How to complete this task. Among the entries that follow, count the lines that contain the word "nblocks" and say how many there are, writing nothing else.

___ Data listing

int DevBuf::ensure(size_t bytes)
{
    if (bytes <= cap) return HHGT_OK;
    if (p) {
        hipFree(p);
        p = nullptr;
        cap = 0;
    }
    size_t want = bytes + bytes / 8 + 256;
    static const bool dbg = getenv("HHGT_ALLOC_DEBUG") != nullptr;
    const auto t0 = std::chrono::steady_clock::now();
    hipError_t e = hipMalloc(&p, want);
    if (dbg)
        fprintf(stderr, "[alloc] %.3f ms  hipMalloc %zu took %.3f ms\n", std::chrono::duration<double>(t0.time_since_epoch()).count() * 1e3,
                want, std::chrono::duration<double>(std::chrono::steady_clock::now() - t0).count() * 1e3);
    if (e != hipSuccess) {
        p = nullptr;
        hhgt_set_error("hipMalloc(%zu) failed: %s", want, hipGetErrorString(e));
        return HHGT_ERR_HIP;
    }
    cap = want;
    return HHGT_OK;
}

void DevBuf::release()
{
    if (p) hipFree(p);
    p = nullptr;
    cap = 0;
}

#define TRY(expr)                      \
    do {                               \
        int _rc = (expr);              \
        if (_rc != HHGT_OK) return _rc; \
    } while (0)

int EncodeWs::ensure_index(uint32_t n_regions)
{
    TRY(slots.ensure((size_t)n_regions * INDEX_CAP * 4));
    TRY(counts.ensure((size_t)n_regions * 4));
    TRY(prefix.ensure(((size_t)n_regions + 1) * 4));
    return ensure_scan(n_regions);
}

int EncodeWs::ensure_lines(uint32_t max_lines)
{
    const size_t nl4 = ((size_t)max_lines + 1) * 4;
    TRY(nl.ensure(nl4));
    TRY(ensure_scan(max_lines));
    for (DevBuf &b : line) TRY(b.ensure(nl4));
    return ensure_runs();
}

int EncodeWs::ensure_scan(uint64_t n) { return scan_tmp.ensure(2 * scan_tmp_elems(n) * 4); }

int EncodeWs::ensure_runs()
{
    TRY(run_first.ensure(MAX_CHROM_RUNS * 8));
    TRY(run_names.ensure(MAX_CHROM_RUNS * 32));
    return result.ensure(sizeof(hhgt_encode_result));
}

int hhgt_ctx::CodecWs::ensure(uint64_t n_chunks, uint32_t nblocks, uint32_t nwaves, size_t slot)
{
    const uint64_t n_streams = n_chunks * nblocks * nwaves;
    TRY(lz_scratch.ensure((size_t)n_streams * slot));
    TRY(lz_csize.ensure((size_t)n_streams * 4));
    TRY(fr_bsize.ensure((size_t)n_chunks * nblocks * 4));
    TRY(fr_csize.ensure(((size_t)n_chunks + 1) * 8));
    return fr_flags.ensure((size_t)n_chunks * 4);
}

template <typename Launch>
static int timed(hhgt_ctx *c, hipStream_t st, int stage, Launch launch)
{
    StageTimer t(c, st, stage);
    TRY(launch());
    t.stop();
    return HHGT_OK;
}

extern "C" int hhgt_ctx_create(int device, hhgt_ctx **out)
{
    if (!out) return HHGT_ERR_ARG;
    *out = nullptr;
    int n = hhgt_device_count();
    if (n <= 0 || device < 0 || device >= n) {
        hhgt_set_error("no usable HIP device (count=%d, requested=%d): libhhgt has no CPU path", n, device);
        return HHGT_ERR_NO_DEVICE;
    }
    HIP_TRY(hipSetDevice(device));
    hhgt_ctx *c = new hhgt_ctx();
    c->device = device;
    int rc = HHGT_OK;
    hipError_t e = hipGetDeviceProperties(&c->prop, device);
    if (e != hipSuccess) {
        hhgt_set_error("hipGetDeviceProperties failed: %s", hipGetErrorString(e));
        rc = HHGT_ERR_HIP;
    } else if (strncmp(c->prop.gcnArchName, "gfx950", 6) != 0) {
        hhgt_set_error("device %d is %s; libhhgt carries gfx950 code objects only", device, c->prop.gcnArchName);
        rc = HHGT_ERR_NO_DEVICE;
    }
    if (rc == HHGT_OK && (e = hipHostMalloc(reinterpret_cast<void **>(&c->h_counters), sizeof(DevCounters), hipHostMallocDefault)) != hipSuccess) {
        hhgt_set_error("hipHostMalloc failed: %s", hipGetErrorString(e));
        rc = HHGT_ERR_HIP;
    }
    if (rc == HHGT_OK && (e = hipHostMalloc(reinterpret_cast<void **>(&c->h_result_pinned), sizeof(hhgt_encode_result), hipHostMallocDefault)) != hipSuccess) {
        hhgt_set_error("hipHostMalloc failed: %s", hipGetErrorString(e));
        rc = HHGT_ERR_HIP;
    }
    if (rc == HHGT_OK) rc = c->counters.ensure(sizeof(DevCounters));
    if (rc != HHGT_OK) {
        hhgt_ctx_destroy(c);
        return rc;
    }
    *out = c;
    return HHGT_OK;
}
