# DavidPetrus/ood_object_detection

Measured on AMD Instinct MI355X. Metric: images/sec, tf_efficientdet_d0 640px bf16 inference + OOD score (DetBenchPredict end-to-end), higher is better.
Workload: dtype bf16; 1 GPU; tf_efficientdet_d0 640x640 batch=64/GPU C=90, DetBenchPredict: backbone+BiFPN+heads+OOD energy/max-logit+top-k(5000)+decode+hard NMS; global_batch=64, parallelism=image-sharded dp1, no collective, weights=seeded reference init, randomised BN stats, class bias 0, launch=hipgraph, images_in_flight=192

## Files before the change

ood_object_detection_amd/_lib.py:

```python
import ctypes
import os
import subprocess

_HERE = os.path.dirname(os.path.abspath(__file__))
LIB_PATH = os.path.join(_HERE, 'libeffdet_hip.so')
CSRC = os.path.join(_HERE, 'csrc')

_lib = None

LABEL_PAD = -2 ** 63

c_void_p, c_int, c_ll, c_float, c_double = ctypes.c_void_p, ctypes.c_int, ctypes.c_longlong, ctypes.c_float, ctypes.c_double
P = ctypes.POINTER

SIGNATURES = {
    'effdet_abi_version': (c_int, []),
    'effdet_last_error': (ctypes.c_char_p, []),
    'effdet_device_error': (c_int, [c_int]),
    'effdet_stem_conv': (c_int, [c_void_p, c_int, c_int, c_void_p, c_void_p, c_void_p, c_void_p, c_void_p,
                                 c_int, c_int, c_int, c_int]),
    'effdet_stem_dw_fused': (c_int, [c_void_p, c_int, c_int, c_void_p, c_void_p, c_void_p, c_void_p, c_void_p, c_void_p,
                                     c_void_p, c_void_p, c_void_p, c_int, c_int, c_int, c_int]),
    'effdet_resize_pad_u8': (c_int, [c_void_p, c_void_p, c_int, c_int, c_void_p, c_int, c_int, c_int, c_void_p, c_void_p, c_int,
                                     c_void_p, c_void_p, c_int, c_void_p, c_void_p]),
# ... 99 lines not shown
    'effdet_nms_soft_large': (c_int, [c_void_p, c_void_p, c_void_p, c_void_p, c_void_p, c_void_p, c_void_p, c_int, c_int,
                                      c_int, c_float, c_float, c_float, c_int, c_void_p, c_void_p, c_void_p, c_void_p, c_void_p]),
    'effdet_detection_loss_workspace_floats': (c_ll, [c_int, c_ll, c_int]),
    'effdet_detection_loss': (c_int, [c_void_p, c_int, c_void_p, c_void_p, c_void_p, c_void_p, c_void_p, c_int, c_ll, c_int,
                                      c_float, c_float, c_float, c_float, c_void_p, c_void_p, c_void_p, c_void_p, c_ll]),
    'effdet_label_anchors_workspace_bytes': (c_ll, [c_int, c_int, c_ll]),
    'effdet_label_anchors': (c_int, [c_void_p, c_void_p, c_void_p, c_void_p, c_int, c_int, c_ll, c_float, c_void_p, c_void_p,
                                     c_void_p, c_void_p, c_void_p, c_ll]),
    'effdet_label_anchors_rows': (c_int, [c_void_p, c_void_p, c_void_p, c_void_p, c_int, c_int, c_ll, c_float, c_void_p, c_void_p,
                                          c_void_p, c_void_p, c_void_p, c_ll]),
    'effdet_relabel_task_cls': (c_int, [c_void_p, c_void_p, c_void_p, c_int, c_int, c_ll, c_float]),
    'effdet_train_gemm_nt': (c_int, [c_void_p, c_void_p, c_ll, c_ll, c_ll, c_void_p, c_void_p, c_void_p, c_ll, c_ll, c_ll,
                                     c_ll, c_int, c_int, c_int, c_void_p]),
    'effdet_train_gemm_tn_workspace_floats': (c_ll, [c_ll, c_int, c_int]),
    'effdet_train_gemm_tn': (c_int, [c_void_p, c_void_p, c_ll, c_ll, c_ll, c_void_p, c_ll, c_ll, c_ll, c_ll, c_int, c_int,
                                     c_void_p, c_void_p, c_ll]),
    'effdet_train_reduce_mid': (c_int, [c_void_p, c_void_p, c_int, c_int, c_ll, c_void_p, c_int]),
    'effdet_train_dwconv_bwd_dx': (c_int, [c_void_p, c_void_p, c_void_p, c_void_p, c_int, c_int, c_int, c_int, c_int, c_int]),
    'effdet_train_dwconv_bwd_dw_workspace_floats': (c_ll, [c_int, c_int, c_int, c_int, c_int, c_int]),
    'effdet_train_dwconv_bwd_dw': (c_int, [c_void_p, c_void_p, c_void_p, c_void_p, c_int, c_int, c_int, c_int, c_int, c_int,
                                           c_void_p, c_ll, c_int]),
    'effdet_train_ew': (c_int, [c_void_p, c_int, c_void_p, c_void_p, c_void_p, c_void_p, c_void_p, c_void_p, c_void_p, c_void_p,
                                c_float, c_float, c_float, c_float, c_ll, c_int, c_ll, c_void_p, c_void_p]),
    'effdet_train_col_reduce_workspace_floats': (c_ll, [c_int, c_ll, c_int]),
    'effdet_train_col_reduce': (c_int, [c_void_p, c_int, c_void_p, c_void_p, c_void_p, c_int, c_ll, c_int, c_void_p, c_void_p, c_ll, c_float]),
    'effdet_train_spatial': (c_int, [c_void_p, c_int, c_void_p, c_void_p, c_void_p, c_int, c_int, c_int, c_int]),
    'effdet_train_im2col_stem': (c_int, [c_void_p, c_void_p, c_void_p, c_int, c_int, c_int]),
    'effdet_train_se_bwd': (c_int, [c_void_p, c_void_p, c_int, c_void_p, c_void_p, c_void_p, c_void_p, c_void_p, c_void_p, c_void_p,
                                    c_int, c_int, c_int]),
    'effdet_eval_match': (c_int, [c_void_p, c_void_p, c_void_p, c_void_p, c_void_p, c_int, c_int, c_int, c_int, c_float,
                                  c_void_p, c_void_p, c_void_p, c_void_p]),
    'effdet_eval_ap_workspace_bytes': (c_ll, [c_int]),
    'effdet_eval_ap': (c_int, [c_void_p, c_void_p, c_void_p, c_void_p, c_int, c_int, c_void_p, c_void_p, c_void_p, c_ll]),
    'effdet_eval_match_multi': (c_int, [c_void_p, c_void_p, c_void_p, c_void_p, c_void_p, c_void_p, c_int, c_int, c_int, c_int,
                                        c_void_p, c_int, c_void_p, c_void_p, c_void_p, c_void_p, c_void_p]),
    'effdet_eval_append': (c_int, [c_void_p, c_void_p, c_void_p, c_void_p, c_int, c_int, c_void_p, c_void_p, c_void_p, c_ll, c_void_p]),
    'effdet_eval_scale_sort_tile': (c_int, []),
    'effdet_eval_ap_sorted_workspace_bytes': (c_ll, [c_ll, c_int]),
    'effdet_eval_ap_sorted_offset': (c_ll, [c_ll, c_int, c_int]),
    'effdet_eval_ap_sorted_result_bytes': (c_ll, [c_int, c_int]),
    'effdet_eval_ap_sorted': (c_int, [c_void_p, c_void_p, c_void_p, c_void_p, c_ll, c_ll, c_void_p, c_int, c_int, c_void_p,
                                      c_void_p, c_void_p, c_void_p, c_ll, c_void_p]),
    'effdet_eval_open_words': (c_int, [c_void_p, c_void_p, c_void_p, c_void_p, c_void_p, c_int, c_int, c_int, c_int, c_void_p, c_int,
                                       c_void_p]),
    'effdet_eval_append_open': (c_int, [c_void_p, c_void_p, c_void_p, c_void_p, c_void_p, c_int, c_int, c_void_p, c_void_p, c_void_p,
                                        c_void_p, c_ll, c_void_p]),
    'effdet_eval_open_sorted_workspace_bytes': (c_ll, [c_ll, c_int]),
    'effdet_eval_open_sorted_offset': (c_ll, [c_ll, c_int, c_int]),
    'effdet_eval_open_sorted_result_bytes': (c_ll, [c_int, c_int]),
    'effdet_eval_open_sorted': (c_int, [c_void_p, c_void_p, c_void_p, c_void_p, c_void_p, c_ll, c_ll, c_void_p, c_int, c_int,
                                        c_void_p, c_void_p, c_void_p, c_double, c_void_p, c_ll, c_void_p]),
    'effdet_relabel_unknown': (c_int, [c_void_p, c_void_p, c_void_p, c_void_p, c_ll, c_ll, c_int, c_int, c_int, c_float, c_void_p,
                                       c_void_p]),
    'effdet_train_fold_bn': (c_int, [c_void_p, c_void_p, c_int, c_int, c_void_p, c_void_p, c_void_p, c_void_p, c_float,
                                     c_void_p, c_void_p, c_void_p, c_void_p, c_void_p, c_void_p]),
    'effdet_train_convbn_grads': (c_int, [c_void_p, c_void_p, c_int, c_int, c_int, c_void_p, c_void_p, c_void_p, c_void_p,
                                          c_void_p, c_void_p, c_void_p]),
    'effdet_train_bn_finalize': (c_int, [c_void_p, c_void_p, c_void_p, c_void_p, c_void_p, c_void_p, c_void_p, c_void_p, c_int, c_int,
                                         c_float, c_float, c_float, c_void_p, c_void_p, c_void_p]),
    'effdet_train_bn_bwd_prep': (c_int, [c_void_p, c_void_p, c_void_p, c_void_p, c_int, c_float, c_void_p, c_void_p, c_void_p, c_void_p]),
    'effdet_train_gemm_nt_levels': (c_int, [c_void_p, c_void_p, c_int, c_void_p, c_void_p, c_void_p, c_int, c_int, c_int, P(c_int), P(c_int),
                                            c_ll, c_ll, c_int, c_int, c_void_p]),
    'effdet_train_gemm_tn_levels': (c_int, [c_void_p, c_void_p, c_int, c_void_p, c_int, c_int, P(c_int), P(c_int), c_ll, c_ll, c_int, c_int,
                                            c_void_p, c_void_p, c_ll]),
    'effdet_train_levels_workspace_floats': (c_ll, [c_int, c_int, P(c_int), P(c_int), c_int]),
    'effdet_train_levels_dw': (c_int, [c_void_p, c_void_p, c_void_p, c_void_p, c_int, c_int, P(c_int), P(c_int), c_int, c_int]),
    'effdet_train_levels_dw_bwd_dw': (c_int, [c_void_p, c_void_p, c_void_p, c_void_p, c_int, c_int, P(c_int), P(c_int), c_int,
                                              c_void_p, c_ll, c_int]),
    'effdet_train_levels_col_reduce': (c_int, [c_void_p, c_int, c_void_p, c_void_p, c_void_p, c_void_p, P(c_float), c_int, c_int,
                                               P(c_int), P(c_int), c_int, c_void_p, c_void_p, c_ll]),
    'effdet_train_levels_bn_finalize': (c_int, [c_void_p, c_void_p, c_void_p, c_int, c_int, P(c_void_p), P(c_void_p), P(c_void_p),
                                                P(c_void_p), P(c_void_p), P(c_int), P(c_float), P(c_float), P(c_float), P(c_float),
                                                c_void_p, c_void_p, c_void_p, c_void_p]),
    'effdet_train_levels_bn_bwd_prep': (c_int, [c_void_p, c_void_p, c_void_p, P(c_float), c_int, c_int, c_void_p, c_void_p, c_void_p,
                                                c_void_p]),
    'effdet_train_levels_ew': (c_int, [c_void_p, c_int, c_void_p, c_void_p, c_void_p, c_void_p, c_void_p, c_void_p, c_void_p, c_void_p,
                                       c_void_p, P(c_int), c_int, c_int, P(c_int), P(c_int), c_int]),
    'effdet_train_fpn_weights': (c_int, [c_void_p, c_void_p, c_int, c_int, c_void_p]),
    'effdet_train_fpn_combine': (c_int, [c_void_p, c_int, P(c_void_p), P(c_int), P(c_int), c_int, c_void_p, c_void_p, c_void_p,
                                         c_int, c_int, c_int, c_int]),
    'effdet_train_fpn_dots_workspace_floats': (c_ll, [c_int, c_int, c_int, c_int]),
    'effdet_train_fpn_wgrad': (c_int, [c_void_p, c_int, P(c_void_p), P(c_int), P(c_int), c_int, c_void_p, c_void_p, c_void_p, c_void_p,
                                       c_void_p, c_void_p, c_int, c_int, c_int, c_int, c_void_p, c_ll]),
    'effdet_train_fpn_input_bwd': (c_int, [c_void_p, c_int, c_void_p, c_int, c_int, c_void_p, c_void_p, c_void_p, c_void_p, c_void_p,
                                           c_int, c_int, c_int, c_int]),
    'effdet_train_dwconv_fwd_parts': (c_int, [c_int, c_int, c_int, c_int, c_int]),
    'effdet_train_gemm_nt_plan_describe': (c_int, [c_ll, c_int, c_int, c_int, c_ll, c_ll, c_ll, c_int, c_ll, c_ll, c_ll, c_int, c_ll, c_int,
                                                   P(c_int), P(c_int), c_int]),
    'effdet_train_gemm_tn_plan_describe': (c_int, [c_ll, c_int, c_int, c_int, c_ll, c_ll, c_ll, c_int, c_ll, c_ll, c_ll, c_ll,
                                                   P(c_int), P(c_int), c_int]),
    'effdet_train_dwconv_plan_describe': (c_int, [c_int, c_int, c_int, c_int, c_int, c_int, c_int, P(c_int), c_int]),
    'effdet_train_dwconv_fwd': (c_int, [c_void_p, c_void_p, c_void_p, c_void_p, c_void_p, c_void_p, c_void_p, c_void_p,
                                        c_int, c_int, c_int, c_int, c_int, c_int]),
    'effdet_train_se_gate': (c_int, [c_void_p, c_void_p, c_int, c_int, c_void_p, c_void_p, c_void_p, c_void_p, c_void_p, c_void_p,
                                     c_int, c_int, c_int]),
    'effdet_train_gemm_nt_fused': (c_int, [c_void_p, c_void_p, c_void_p, c_ll, c_void_p, c_void_p, c_void_p, c_void_p, c_void_p,
                                           c_ll, c_int, c_int]),
    'effdet_train_gemm_tn_scaled': (c_int, [c_void_p, c_void_p, c_void_p, c_void_p, c_ll, c_ll, c_int, c_int, c_void_p, c_void_p, c_ll]),
    'effdet_train_dwconv_bwd_dx_silu': (c_int, [c_void_p, c_void_p, c_void_p, c_void_p, c_void_p, c_int, c_int, c_int, c_int, c_int, c_int]),
    'effdet_train_gemm_nt_relu': (c_int, [c_void_p, c_void_p, c_void_p, c_void_p, c_ll, c_int, c_int]),
    'effdet_train_gemm_nt_mask': (c_int, [c_void_p, c_void_p, c_void_p, c_void_p, c_void_p, c_ll, c_int, c_int]),
    'effdet_train_relu_mask': (c_int, [c_void_p, c_void_p, c_void_p, c_void_p, c_ll]),
    'effdet_train_prep_table': (c_int, [c_void_p, c_void_p, c_int, c_ll]),
    'effdet_train_grads_table': (c_int, [c_void_p, c_void_p, c_int, c_int]),
    'effdet_train_bn_var_finalize': (c_int, [c_void_p, c_void_p, c_void_p, c_ll, c_int, c_void_p, c_void_p, c_void_p, c_void_p, c_void_p,
                                             c_float, c_float, c_float, c_void_p, c_void_p, c_void_p, c_void_p, c_ll]),
    'effdet_train_bn_bwd_sums': (c_int, [c_void_p, c_void_p, c_void_p, c_void_p, c_void_p, c_ll, c_int, c_void_p, c_void_p, c_ll]),
    'effdet_gather_ood': (c_int, [c_void_p, c_void_p, c_void_p, c_void_p, c_void_p, c_ll, c_int, c_int, c_int,
                                  c_void_p, c_void_p, c_void_p]),
    'effdet_episode_select': (c_int, [c_void_p, c_int, c_int, P(c_void_p), P(c_ll), P(c_int), P(c_int), P(c_void_p)]),
    'effdet_episode_feed': (c_int, [c_void_p, c_int, c_int, P(c_void_p), P(c_ll), P(c_void_p), P(c_ll), P(c_void_p), P(c_int), P(c_int),
                                    c_void_p, c_void_p, c_int, c_void_p, c_int, c_int, c_int, c_int, c_int, c_void_p, c_void_p]),
    'effdet_episode_cluster_workspace_floats': (c_ll, [c_int, c_int, c_int]),
    'effdet_episode_cluster': (c_int, [c_void_p, c_void_p, c_void_p, c_int, c_int, c_int, c_float, c_float, c_void_p, c_int, c_float,
                                       c_int, c_void_p, c_ll, c_void_p, c_void_p, c_void_p, c_void_p, c_void_p, c_void_p, c_void_p,
                                       c_void_p, c_void_p, c_void_p, c_void_p]),
    'effdet_episode_proj_loss_workspace_floats': (c_ll, [c_int, c_int, c_int]),
    'effdet_episode_proj_loss': (c_int, [c_void_p, c_void_p, c_void_p, c_void_p, c_int, c_int, c_int, c_ll, c_void_p, c_float, c_float,
                                         c_void_p, c_void_p, c_void_p, c_void_p, c_void_p, c_int, c_int, c_float, c_void_p, c_ll,
                                         c_void_p, c_void_p, c_void_p, c_void_p]),
    'effdet_episode_proj_loss_backward': (c_int, [c_void_p, c_void_p, c_void_p, c_void_p, c_int, c_int, c_int, c_ll, c_void_p, c_float,
                                                  c_float, c_void_p, c_void_p, c_void_p, c_void_p, c_void_p, c_int, c_int, c_float,
                                                  c_void_p, c_void_p, c_ll, c_void_p, c_void_p, c_void_p]),
    'effdet_episode_supp_loss_workspace_floats': (c_ll, [c_int, c_int, c_int]),
    'effdet_episode_supp_loss': (c_int, [c_void_p, c_void_p, c_void_p, c_void_p, c_int, c_int, c_int, c_float, c_float, c_void_p,
                                         c_void_p, c_void_p, c_void_p, c_void_p, c_int, c_void_p, c_ll, c_void_p, c_void_p]),
    'effdet_episode_supp_loss_backward': (c_int, [c_void_p, c_void_p, c_void_p, c_void_p, c_int, c_int, c_int, c_float, c_float,
                                                  c_void_p, c_void_p, c_void_p, c_void_p, c_void_p, c_int, c_int, c_void_p, c_void_p,
                                                  c_ll, c_void_p, c_void_p, c_void_p, c_void_p]),
    'effdet_episode_supp_loss_backward2': (c_int, [c_void_p, c_void_p, c_void_p, c_void_p, c_int, c_int, c_int, c_float, c_float,
                                                   c_void_p, c_void_p, c_void_p, c_void_p, c_void_p, c_int, c_int, c_void_p, c_void_p,
                                                   c_void_p, c_void_p, c_void_p, c_void_p, c_void_p, c_ll, c_void_p, c_void_p,
                                                   c_void_p, c_void_p, c_void_p]),
    'effdet_inner_update_max_tensors': (c_int, []),
    'effdet_inner_update_max_step_sizes': (c_int, []),
    'effdet_inner_update_workspace_doubles': (c_ll, [c_int, P(c_ll)]),
    'effdet_inner_update': (c_int, [c_void_p, c_int, P(c_void_p), P(c_void_p), P(c_void_p), P(c_ll), P(c_int), c_int, P(c_void_p),
                                    P(c_float)]),
    'effdet_inner_update_backward': (c_int, [c_void_p, c_int, P(c_void_p), P(c_void_p), P(c_void_p), P(c_ll), P(c_int), c_int,
                                             P(c_void_p), P(c_float), c_void_p, c_ll, c_int, c_void_p]),
}
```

______

Task solution. 3